Ciertamente tampoco debemos olvidarnos del ya longevo problema de Venezuela. Resta saber si Biden continuara con la política de sanciones económicas dispensadas por Trump al gobierno de Nicolas Maduro o responderá al ofrecimiento a dialogar por parte de este último. Lo cierto es que el demócrata no ha ocultado su antipatía por el régimen del país caribeño, al cual llamo «brutal régimen socialista» durante sus actos de campaña, lo cual hace difícil creer que levantara sin más las sanciones. Sin embargo, su perfil más diplomático hace prever que estará dispuesto a dialogar y negociar con el fin de buscar una transición política en Venezuela, aunque una fuente cercana al equipo de trabajo del demócrata ha dejado entrever que ni Juan Guaidó ni Leopoldo Lopéz, actuales líderes opositores venezolanos, serían considerados para esta transición.
Por último, viejas publicaciones del demócrata parecen ver a la región como un punto de competencia en el liderazgo mundial frente a sus rivales. En dichas oportunidades Biden crítica a China y a Rusia de apuntar solamente a obtener beneficios económicos y diplomáticos sin invertir en las instituciones democráticas del continente afectando así su estabilidad. Todo parece apuntar a que volveremos a ver un mayor protagonismo de nuestro vecino del norte en las diferentes situaciones de conflicto institucional e inestabilidad política que se presenten en los próximos 4 años.
Argentina
Según datos del Banco Central EE.UU. es actualmente el nuestro principal inversor externo de la Argentina y nuestro el tercer socio más importante.
Si bien es difícil que comercialmente la relación vaya a peor que con Donald Trump tanto en términos diplomáticos y de tono como en términos comerciales – con el cual perdimos los mercados de acero y biodiesel – lo cierto es que es poco probable que haya cambios significativos. Primero porque las relaciones comerciales si bien pueden estar influenciadas por las autoridades, en un país como EE.UU. el volumen y el marco del comercio se ve afectado más por la burocracia y los equipos técnicos que por la política de turno.
Segundo, y a pesar de que las líneas ideológicas del gobierno de Fernández son más cercanas a las profesadas por Biden que a las de Trump, la Argentina no es un actor significativo para Estados Unidos. Por esto ultimo es poco probable que el futuro nuevo gobierno norteamericano cambie la política para con la Argentina, lo que significa que no podremos esperar ninguna intervención a favor o en contra significativa en los diferentes temas que son importantes para el actual gobierno argentino como lo es el futuro acuerdo con el FMI.

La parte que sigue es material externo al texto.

std::vector<torch::Tensor> bn_add_relu_dual_fwd_from_sums(
    torch::Tensor x, torch::Tensor weight, torch::Tensor bias,
    torch::Tensor sums, c10::optional<torch::Tensor> running_mean,
    c10::optional<torch::Tensor> running_var, double momentum, double eps,
    torch::Tensor xd, torch::Tensor weight_d, torch::Tensor bias_d,
    torch::Tensor sums_d, c10::optional<torch::Tensor> running_mean_d,
    c10::optional<torch::Tensor> running_var_d, double momentum_d,
    double eps_d) {
  DLA_CHECK_CUDA(x);
  TORCH_CHECK(dla::is_nhwc_rows(x), "bn_add_relu_dual: x must be channels_last");
  dla::join_check(x, xd, "xd");
  dla::join_vec(x);
  const int C = (int)x.size(1);
  const int64_t rows = x.numel() / C;
  auto fin = dla::bn_finalize_launch(sums, weight, bias, running_mean,
                                     running_var, C, rows, momentum, eps);
  auto fd = dla::bn_finalize_launch(sums_d, weight_d, bias_d, running_mean_d,
                                    running_var_d, C, rows, momentum_d, eps_d);
  auto out = torch::empty_like(x);
  DLA_DISPATCH_FLOAT_TYPES(x.scalar_type(), "bn_add_relu_dual_fwd_from_sums", [&] {
    constexpr int V = 16 / (int)sizeof(dev_t);
    const int64_t used = dla::nhwc_used_threads(C / V, rows, 524288);
    hipLaunchKernelGGL((dla::bn_add_relu_nhwc_kernel<dev_t, V, true>),
                       dim3((int)((used + 255) / 256)), dim3(256), 0,
                       dla::stream(), (const dev_t*)x.data_ptr(),
                       fin.scale.data_ptr<float>(), fin.shift.data_ptr<float>(),
                       (const dev_t*)xd.data_ptr(), fd.scale.data_ptr<float>(),
                       fd.shift.data_ptr<float>(), (dev_t*)out.data_ptr(), C,
                       rows, used);
  });
  HIP_CHECK_ERR();
  return {out, fin.mean, fin.rstd, fd.mean, fd.rstd};
}

std::vector<torch::Tensor> bn_add_relu_bwd(torch::Tensor dy, torch::Tensor out,
                                           torch::Tensor x, torch::Tensor weight,
                                           torch::Tensor mean,
                                           torch::Tensor rstd) {
  DLA_CHECK_CUDA(x);
  TORCH_CHECK(dla::is_nhwc_rows(x), "bn_add_relu_bwd: x must be channels_last");
  dla::join_check(x, out, "out");
  if (!dla::is_nhwc_rows(dy)) dy = dy.contiguous(at::MemoryFormat::ChannelsLast);
  dla::join_check(x, dy, "dy");
  dla::join_vec(x);
  const int C = (int)x.size(1);
  const int64_t rows = x.numel() / C;
  TORCH_CHECK(mean.numel() == C && rstd.numel() == C && weight.numel() == C,
              "bn_add_relu_bwd: per-channel tensors must have C elements");
  torch::Tensor sums;
  auto g = torch::empty_like(x);
  auto dx = torch::empty_like(x);
  auto w32 = weight.to(torch::kFloat).contiguous();
  DLA_DISPATCH_FLOAT_TYPES(x.scalar_type(), "bn_add_relu_bwd", [&] {
    constexpr int V = 16 / (int)sizeof(dev_t);
    const int lanes = C / V;
    const auto t = dla::nhwc_red_tile(lanes, rows);
    auto slab = torch::empty({t.parts, 2 * C},
                             x.options().dtype(torch::kFloat));
    hipLaunchKernelGGL((dla::bn_join_bwd_stats_nhwc_kernel<dev_t, V, false>),
                       dim3(t.chunks, t.parts), dim3(dla::kRedThreads), 0,
                       dla::stream(),
                       (const dev_t*)dy.data_ptr(), (const dev_t*)out.data_ptr(),
                       (const dev_t*)x.data_ptr(), mean.data_ptr<float>(),
                       rstd.data_ptr<float>(), nullptr, nullptr, nullptr,
                       (dev_t*)g.data_ptr(), slab.data_ptr<float>(), C, rows,
                       t.bl, t.rb);
    sums = dla::bn_slab_reduce_launch(slab);
    const int64_t used = dla::nhwc_used_threads(lanes, rows, 524288);
    hipLaunchKernelGGL((dla::bn_bwd_dx_nhwc_kernel<dev_t, V, false>),
                       dim3((int)((used + 255) / 256)), dim3(256), 0,
                       dla::stream(), (const dev_t*)g.data_ptr(),
                       (const dev_t*)x.data_ptr(), nullptr, nullptr, nullptr,
                       mean.data_ptr<float>(), rstd.data_ptr<float>(),
                       w32.data_ptr<float>(), sums.data_ptr<float>(),
                       (dev_t*)dx.data_ptr(), C, rows, used,
                       1.f / (float)rows);
  });
  HIP_CHECK_ERR();
  return {g, dx, dla::bn_param_grad(sums, C, C, weight),
          dla::bn_param_grad(sums, 0, C, weight)};
}

std::vector<torch::Tensor> bn_add_relu_dual_bwd(
    torch::Tensor dy, torch::Tensor out, torch::Tensor x, torch::Tensor weight,
    torch::Tensor mean, torch::Tensor rstd, torch::Tensor xd,
    torch::Tensor weight_d, torch::Tensor mean_d, torch::Tensor rstd_d) {
  DLA_CHECK_CUDA(x);
  TORCH_CHECK(dla::is_nhwc_rows(x), "bn_add_relu_dual_bwd: x must be channels_last");
  dla::join_check(x, out, "out");
  dla::join_check(x, xd, "xd");
  if (!dla::is_nhwc_rows(dy)) dy = dy.contiguous(at::MemoryFormat::ChannelsLast);
  dla::join_check(x, dy, "dy");
  dla::join_vec(x);
  const int C = (int)x.size(1);
  const int64_t rows = x.numel() / C;
  TORCH_CHECK(mean.numel() == C && rstd.numel() == C && weight.numel() == C &&
                  mean_d.numel() == C && rstd_d.numel() == C &&
                  weight_d.numel() == C,
              "bn_add_relu_dual_bwd: per-channel tensors must have C elements");
  torch::Tensor sums;
  auto g = torch::empty_like(x);
  auto dx = torch::empty_like(x);
  auto dxd = torch::empty_like(x);
  auto w32 = weight.to(torch::kFloat).contiguous();
  auto wd32 = weight_d.to(torch::kFloat).contiguous();
  DLA_DISPATCH_FLOAT_TYPES(x.scalar_type(), "bn_add_relu_dual_bwd", [&] {
    constexpr int V = 16 / (int)sizeof(dev_t);
    const int lanes = C / V;
    const auto t = dla::nhwc_red_tile(lanes, rows);
    auto slab = torch::empty({t.parts, 3 * C},
                             x.options().dtype(torch::kFloat));
    hipLaunchKernelGGL((dla::bn_join_bwd_stats_nhwc_kernel<dev_t, V, true>),
                       dim3(t.chunks, t.parts), dim3(dla::kRedThreads), 0,
                       dla::stream(),
                       (const dev_t*)dy.data_ptr(), (const dev_t*)out.data_ptr(),
                       (const dev_t*)x.data_ptr(), mean.data_ptr<float>(),
                       rstd.data_ptr<float>(), (const dev_t*)xd.data_ptr(),
                       mean_d.data_ptr<float>(), rstd_d.data_ptr<float>(),
                       (dev_t*)g.data_ptr(), slab.data_ptr<float>(), C, rows,
                       t.bl, t.rb);
    sums = dla::bn_slab_reduce_launch(slab);
    const int64_t used = dla::nhwc_used_threads(lanes, rows, 524288);
    hipLaunchKernelGGL((dla::bn_join_bwd_dx_dual_nhwc_kernel<dev_t, V>),
                       dim3((int)((used + 255) / 256)), dim3(256), 0,
                       dla::stream(), (const dev_t*)g.data_ptr(),
                       (const dev_t*)x.data_ptr(), (const dev_t*)xd.data_ptr(),
                       mean.data_ptr<float>(), rstd.data_ptr<float>(),
                       w32.data_ptr<float>(), mean_d.data_ptr<float>(),
                       rstd_d.data_ptr<float>(), wd32.data_ptr<float>(),
                       sums.data_ptr<float>(), (dev_t*)dx.data_ptr(),
                       (dev_t*)dxd.data_ptr(), C, rows, used,
                       1.f / (float)rows);
  });
  HIP_CHECK_ERR();
  auto dbias = dla::bn_param_grad(sums, 0, C, weight);
  return {dx, dxd, dla::bn_param_grad(sums, C, C, weight), dbias,
          dla::bn_param_grad(sums, 2 * C, C, weight_d),
          dbias.to(weight_d.scalar_type()).clone()};
}

namespace dla {

constexpr int kPoolRun = 8;

template <typename dev_t, int V>
__global__ void __launch_bounds__(256)
bn_relu_maxpool_fwd_nhwc_kernel(const dev_t* __restrict__ x,
                                const float* __restrict__ scale,
                                const float* __restrict__ shift,
                                dev_t* __restrict__ out,
                                uint8_t* __restrict__ slots, int C, int H,
                                int W, int OH, int OW, int runs_per_img) {
  const int n = blockIdx.x / runs_per_img;
  const int oh0 = (blockIdx.x % runs_per_img) * kPoolRun;
  const int oh1 = min(oh0 + kPoolRun, OH);
  const int lanes = C / V;
  const int items = (oh1 - oh0) * OW * lanes;
  const dev_t* xn = x + (int64_t)n * H * W * C;
  const int64_t obase = ((int64_t)n * OH + oh0) * OW * C;
  for (int i = threadIdx.x; i < items; i += blockDim.x) {
    const int c0 = (i % lanes) * V;
    const int p = i / lanes;
    const int ow = p % OW, oh = oh0 + p / OW;
    float sc[V], sh[V], best[V];
    int slot[V];
#pragma unroll
    for (int j = 0; j < V; ++j) {
      sc[j] = scale[c0 + j];
      sh[j] = shift[c0 + j];
      best[j] = -INFINITY;
      slot[j] = 4;
    }
#pragma unroll
    for (int kh = 0; kh < 3; ++kh) {
      const int ih = 2 * oh - 1 + kh;
      if (ih < 0 || ih >= H) continue;
#pragma unroll
      for (int kw = 0; kw < 3; ++kw) {
        const int iw = 2 * ow - 1 + kw;
        if (iw < 0 || iw >= W) continue;
        Vec<dev_t, V> xv =
            vload<dev_t, V>(xn + ((int64_t)ih * W + iw) * C + c0);
#pragma unroll
        for (int j = 0; j < V; ++j) {
          const float f = bn_pre(to_f32(xv.v[j]), sc[j], sh[j]);
          const float y = to_f32(from_f32<dev_t>(fmaxf(f, 0.f)));
          if (y > best[j]) {
            best[j] = y;
            slot[j] = kh * 3 + kw;
          }
        }
      }
    }
    Vec<dev_t, V> ov;
    Vec<uint8_t, V> sv;
#pragma unroll
    for (int j = 0; j < V; ++j) {
      ov.v[j] = from_f32<dev_t>(best[j]);
      sv.v[j] = (uint8_t)slot[j];
    }
    const int64_t o = obase + (int64_t)p * C + c0;
    vstore<dev_t, V>(out + o, ov);
    vstore<uint8_t, V>(slots + o, sv);
  }
}

template <typename dev_t, int V>
__device__ __forceinline__ void stem_pool_grad(
    const dev_t* __restrict__ dpool, const uint8_t* __restrict__ slots,
    const Vec<dev_t, V>& xv, const float* sc, const float* sh, int n, int h,
    int w, int c0, int C, int OH, int OW, float* g) {
#pragma unroll
  for (int j = 0; j < V; ++j) g[j] = 0.f;
  const int oh_hi = min((h + 1) >> 1, OH - 1);
  const int ow_hi = min((w + 1) >> 1, OW - 1);
  for (int oh = h >> 1; oh <= oh_hi; ++oh) {
    const int kh = h - 2 * oh + 1;
    for (int ow = w >> 1; ow <= ow_hi; ++ow) {
      const int want = kh * 3 + (w - 2 * ow + 1);
      const int64_t o = (((int64_t)n * OH + oh) * OW + ow) * C + c0;
      Vec<uint8_t, V> sv = vload<uint8_t, V>(slots + o);
      Vec<dev_t, V> dv = vload<dev_t, V>(dpool + o);
#pragma unroll
      for (int j = 0; j < V; ++j)
        if ((int)sv.v[j] == want) g[j] += to_f32(dv.v[j]);
    }
  }
#pragma unroll
  for (int j = 0; j < V; ++j)
    if (!(bn_pre(to_f32(xv.v[j]), sc[j], sh[j]) > 0.f)) g[j] = 0.f;
}

constexpr int kStemRedBlocks = 1024;

template <typename dev_t, int V>
__global__ void __launch_bounds__(kRedThreads)
bn_relu_maxpool_bwd_stats_nhwc_kernel(
    const dev_t* __restrict__ dpool, const uint8_t* __restrict__ slots,
    const dev_t* __restrict__ x, const float* __restrict__ scale,
    const float* __restrict__ shift, const float* __restrict__ mean,
    const float* __restrict__ rstd, float* __restrict__ slab, int C, int H,
    int W, int OH, int OW, int64_t rows, int bl, int rb) {
  const NhwcRedPos p = nhwc_red_pos<V>(C, bl, rb);
  float mu[V], rs[V], sc[V], sh[V];
  float acc[2][V];
#pragma unroll
  for (int j = 0; j < V; ++j) {
    mu[j] = p.active ? mean[p.c0 + j] : 0.f;
    rs[j] = p.active ? rstd[p.c0 + j] : 0.f;
    sc[j] = p.active ? scale[p.c0 + j] : 0.f;
    sh[j] = p.active ? shift[p.c0 + j] : 0.f;
    acc[0][j] = 0.f;
    acc[1][j] = 0.f;
  }
  nhwc_red_rows<1>(
      p, rows, [&](int64_t r) { return vload<dev_t, V>(x + r * C + p.c0); },
      [&](int64_t r, const Vec<dev_t, V>& xv) {
        const uint32_t r32 = (uint32_t)r;
        const uint32_t q = r32 / (uint32_t)W;
        const int w = (int)(r32 - q * (uint32_t)W);
        const int n = (int)(q / (uint32_t)H);
        const int h = (int)(q - (uint32_t)n * (uint32_t)H);
        float g[V];
        stem_pool_grad<dev_t, V>(dpool, slots, xv, sc, sh, n, h, w, p.c0, C,
                                 OH, OW, g);
#pragma unroll
        for (int j = 0; j < V; ++j) {
          const float xh = (to_f32(xv.v[j]) - mu[j]) * rs[j];
          acc[0][j] += g[j];
          acc[1][j] += g[j] * xh;
        }
      });
  nhwc_red_tail<V, 2>(acc, slab, C, bl, rb);
}

template <typename dev_t, int V>
__global__ void bn_relu_maxpool_bwd_dx_nhwc_kernel(
    const dev_t* __restrict__ dpool, const uint8_t* __restrict__ slots,
    const dev_t* __restrict__ x, const float* __restrict__ scale,
    const float* __restrict__ shift, const float* __restrict__ mean,
    const float* __restrict__ rstd, const float* __restrict__ weight,
    const float* __restrict__ sums, dev_t* __restrict__ dx, int C, int H,
    int W, int OH, int OW, int64_t rows, int64_t used, float inv_count) {
  const int64_t t = (int64_t)blockIdx.x * blockDim.x + threadIdx.x;
  if (t >= used) return;
  const int lanes_per_row = C / V;
  const int c0 = (int)(t % lanes_per_row) * V;
  const int64_t rstride = used / lanes_per_row;
  float mu[V], rs[V], wr[V], sc[V], sh[V], m_g[V], m_gxh[V], g[V];
#pragma unroll
  for (int j = 0; j < V; ++j) {
    mu[j] = mean[c0 + j];
    rs[j] = rstd[c0 + j];
    wr[j] = weight[c0 + j] * rs[j];
    sc[j] = scale[c0 + j];
    sh[j] = shift[c0 + j];
    m_g[j] = sums[c0 + j] * inv_count;
    m_gxh[j] = sums[C + c0 + j] * inv_count;
  }
  for (int64_t r = t / lanes_per_row; r < rows; r += rstride) {
    const uint32_t r32 = (uint32_t)r;
    const uint32_t q = r32 / (uint32_t)W;
    const int w = (int)(r32 - q * (uint32_t)W);
    const int n = (int)(q / (uint32_t)H);
    const int h = (int)(q - (uint32_t)n * (uint32_t)H);
    Vec<dev_t, V> xv = vload<dev_t, V>(x + r * C + c0);
    stem_pool_grad<dev_t, V>(dpool, slots, xv, sc, sh, n, h, w, c0, C, OH, OW,
                             g);
    Vec<dev_t, V> dxv;
#pragma unroll
    for (int j = 0; j < V; ++j) {
      const float xh = (to_f32(xv.v[j]) - mu[j]) * rs[j];
      dxv.v[j] = from_f32<dev_t>(wr[j] * (g[j] - m_g[j] - xh * m_gxh[j]));
    }
    vstore<dev_t, V>(dx + r * C + c0, dxv);
  }
}

inline void stem_check(const torch::Tensor& x, const char* fn) {
  TORCH_CHECK(x.is_cuda() && x.dim() == 4 && is_nhwc_rows(x), fn,
              ": x must be a channels_last 4D GPU tensor");
  const int vmax = 16 / (int)x.element_size();
  TORCH_CHECK(x.size(1) % vmax == 0, fn, ": C must be a multiple of ", vmax);
  TORCH_CHECK(x.numel() > 0 && x.numel() / x.size(1) < (int64_t(1) << 31),
              fn, ": N*H*W must be in [1, 2^31)");
}

}

std::vector<torch::Tensor> bn_relu_maxpool_fwd(
    torch::Tensor x, torch::Tensor weight, torch::Tensor bias,
    c10::optional<torch::Tensor> running_mean,
    c10::optional<torch::Tensor> running_var, double momentum, double eps) {
  dla::stem_check(x, "bn_relu_maxpool_fwd");
  const int N = (int)x.size(0), C = (int)x.size(1);
  const int H = (int)x.size(2), W = (int)x.size(3);
  const int OH = (H - 1) / 2 + 1, OW = (W - 1) / 2 + 1;
  const int64_t rows = (int64_t)N * H * W;
  auto out_opts = x.options().memory_format(at::MemoryFormat::ChannelsLast);
  auto pooled = torch::empty({N, C, OH, OW}, out_opts);
  auto slots = torch::empty({N, C, OH, OW}, out_opts.dtype(torch::kByte));
  const int runs = (OH + dla::kPoolRun - 1) / dla::kPoolRun;
  TORCH_CHECK((int64_t)N * runs < (int64_t(1) << 31),
              "bn_relu_maxpool_fwd: too many blocks");
  dla::BnFinalized fin;
  DLA_DISPATCH_FLOAT_TYPES(x.scalar_type(), "bn_relu_maxpool_fwd", [&] {
    constexpr int V = 16 / (int)sizeof(dev_t);
    const auto t = dla::nhwc_red_tile(C / V, rows);
    auto sums = torch::empty({t.parts, 2 * C},
                             x.options().dtype(torch::kFloat));
    hipLaunchKernelGGL((dla::bn_stats_nhwc_kernel<dev_t, V>),
                       dim3(t.chunks, t.parts), dim3(dla::kRedThreads), 0,
                       dla::stream(), (const dev_t*)x.data_ptr(),
                       sums.data_ptr<float>(), C, rows, t.bl, t.rb);
    fin = dla::bn_finalize_launch(sums, weight, bias, running_mean,
                                  running_var, C, rows, momentum, eps);
    hipLaunchKernelGGL((dla::bn_relu_maxpool_fwd_nhwc_kernel<dev_t, V>),
                       dim3(N * runs), dim3(256), 0, dla::stream(),
                       (const dev_t*)x.data_ptr(), fin.scale.data_ptr<float>(),
                       fin.shift.data_ptr<float>(), (dev_t*)pooled.data_ptr(),
                       slots.data_ptr<uint8_t>(), C, H, W, OH, OW, runs);
  });
  HIP_CHECK_ERR();
  return {pooled, slots, fin.mean, fin.rstd, fin.scale, fin.shift};
}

A pesar de toda esta situación, posiblemente sí exista un beneficio en la victoria del candidato demócrata, y está en el fin de la guerra comercial con China. Sí esto llegase a suceder y las relaciones sino-norteamericanas son reparadas, no sólo veremos en el corto plazo una mayor estabilidad en el sector comercio mundial favorable para los mercados en desarrollo como el nuestro, sino que también podría significar un mayor crecimiento del gigante asiático que se traduciría en un impulso a los precios de los commodities.